> _EXERCISE BRIEF_
Go through the listing beneath and show each line containing the string "offen".
Segment Start: INPUT FOR THIS TASK
New measurement: 4197 clips/sec (median of 6 runs). About the same (+0.9%).

```diff
diff --git a/video-spike_amd/csrc/attention.hip b/video-spike_amd/csrc/attention.hip
--- a/video-spike_amd/csrc/attention.hip
+++ b/video-spike_amd/csrc/attention.hip
@@ -227,6 +227,43 @@
   typedef __attribute__((ext_vector_type(8))) short short8v;
   short8v s = {t0[0], t0[1], t0[2], t0[3], t1[0], t1[1], t1[2], t1[3]};
   return __builtin_bit_cast(bf16x8, s);
+}
+
+typedef uint32_t u32x4_t __attribute__((ext_vector_type(4)));
+__device__ __forceinline__ u32x4_t glds_rsrc(const void* base, uint32_t bytes) {
+  const uint64_t a = (uint64_t)(uintptr_t)base;
+  u32x4_t r;
+  r[0] = (uint32_t)__builtin_amdgcn_readfirstlane((int)(uint32_t)a);
+  r[1] = (uint32_t)__builtin_amdgcn_readfirstlane((int)(uint32_t)(a >> 32));
+  r[2] = (uint32_t)__builtin_amdgcn_readfirstlane((int)bytes);
+  r[3] = 0x00020000u;
+  return r;
+}
+__device__ __forceinline__ uint32_t lds_addr_u(const void* p) {
+  return (uint32_t)__builtin_amdgcn_readfirstlane((int)(uint32_t)(uintptr_t)(VS_LDS const char*)p);
+}
+__device__ __forceinline__ void glds16x2x2_buf(u32x4_t rs, uint32_t sa, uint32_t sb, uint32_t a0, uint32_t a1,
+                                               uint32_t b0, uint32_t b1, uint32_t l0, uint32_t l1, uint32_t l2,
+                                               uint32_t l3) {
+  uint32_t keep;
+  asm volatile(
+      "s_mov_b32 %0, m0\n\t"
+      "s_mov_b32 m0, %8\n\t"
+      "s_nop 0\n\t"
+      "buffer_load_dwordx4 %1, %5, %6 offen lds\n\t"
+      "s_mov_b32 m0, %9\n\t"
+      "s_nop 0\n\t"
+      "buffer_load_dwordx4 %2, %5, %6 offen lds\n\t"
+      "s_mov_b32 m0, %10\n\t"
+      "s_nop 0\n\t"
+      "buffer_load_dwordx4 %3, %5, %7 offen lds\n\t"
+      "s_mov_b32 m0, %11\n\t"
+      "s_nop 0\n\t"
+      "buffer_load_dwordx4 %4, %5, %7 offen lds\n\t"
+      "s_mov_b32 m0, %0"
+      : "=&s"(keep)
+      : "v"(a0), "v"(a1), "v"(b0), "v"(b1), "s"(rs), "s"(sa), "s"(sb), "s"(l0), "s"(l1), "s"(l2), "s"(l3)
+      : "memory");
 }
 
 typedef __attribute__((ext_vector_type(8))) float f32x8;
@@ -378,26 +415,12 @@
   const uint32_t gk1 = (uint32_t)((prow0 + 8) * 2 * ldq + ((ppos ^ swz_row(prow0 + 8)) << 4));
   const uint32_t gv0 = (uint32_t)(prow0 * 2 * ldq + ((ppos ^ swz_half(prow0)) << 4));
   const uint32_t gv1 = (uint32_t)((prow0 + 8) * 2 * ldq + ((ppos ^ swz_half(prow0 + 8)) << 4));
-  const int64_t tile_bytes = 64 * 2 * ldq, vdelta = 2 * (int64_t)D;
+  const uint32_t tile_bytes = (uint32_t)(64 * 2 * ldq), vdelta = (uint32_t)(2 * D);
+  const u32x4_t kvres = glds_rsrc(Kp, (uint32_t)((int64_t)(N - 1) * 2 * ldq) + vdelta + 128);
+  const uint32_t lds0 = lds_addr_u(smem0) + wid * 2048, lds1 = lds_addr_u(smem1) + wid * 2048;
   auto load_tile = [&](int kt, char* buf) {
-    const char* kb = (const char*)Kp + kt * tile_bytes;
-    const char* vb = kb + vdelta;
-    char* dk = buf + wid * 2048;
-    char* dv = buf + TILE + wid * 2048;
-    if ((kt + 1) * 64 <= N) {
-      glds16_asm_so(kb, gk0, dk);
-      glds16_asm_so(kb, gk1, dk + 1024);
-      glds16_asm_so(vb, gv0, dv);
-      glds16_asm_so(vb, gv1, dv + 1024);
-    } else {
-      const int r0 = kt * 64 + prow0, r1 = r0 + 8;
-      const uint32_t c0 = (uint32_t)((r0 < N ? r0 : N - 1) - kt * 64) * (uint32_t)(2 * ldq);
-      const uint32_t c1 = (uint32_t)((r1 < N ? r1 : N - 1) - kt * 64) * (uint32_t)(2 * ldq);
-      glds16_asm_so(kb, c0 + ((ppos ^ swz_row(prow0)) << 4), dk);
-      glds16_asm_so(kb, c1 + ((ppos ^ swz_row(prow0 + 8)) << 4), dk + 1024);
-      glds16_asm_so(vb, c0 + ((ppos ^ swz_half(prow0)) << 4), dv);
-      glds16_asm_so(vb, c1 + ((ppos ^ swz_half(prow0 + 8)) << 4), dv + 1024);
-    }
+    const uint32_t so = (uint32_t)kt * tile_bytes, l = buf == smem0 ? lds0 : lds1;
+    glds16x2x2_buf(kvres, so, so + vdelta, gk0, gk1, gv0, gv1, l, l + 1024, l + TILE, l + TILE + 1024);
   };
   struct KFrag {
     bf16x8 k[4];
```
Segment End: INPUT FOR THIS TASK
> _ANSWER FOR THE TASK_
+      "buffer_load_dwordx4 %1, %5, %6 offen lds\n\t"
+      "buffer_load_dwordx4 %2, %5, %6 offen lds\n\t"
+      "buffer_load_dwordx4 %3, %5, %7 offen lds\n\t"
+      "buffer_load_dwordx4 %4, %5, %7 offen lds\n\t"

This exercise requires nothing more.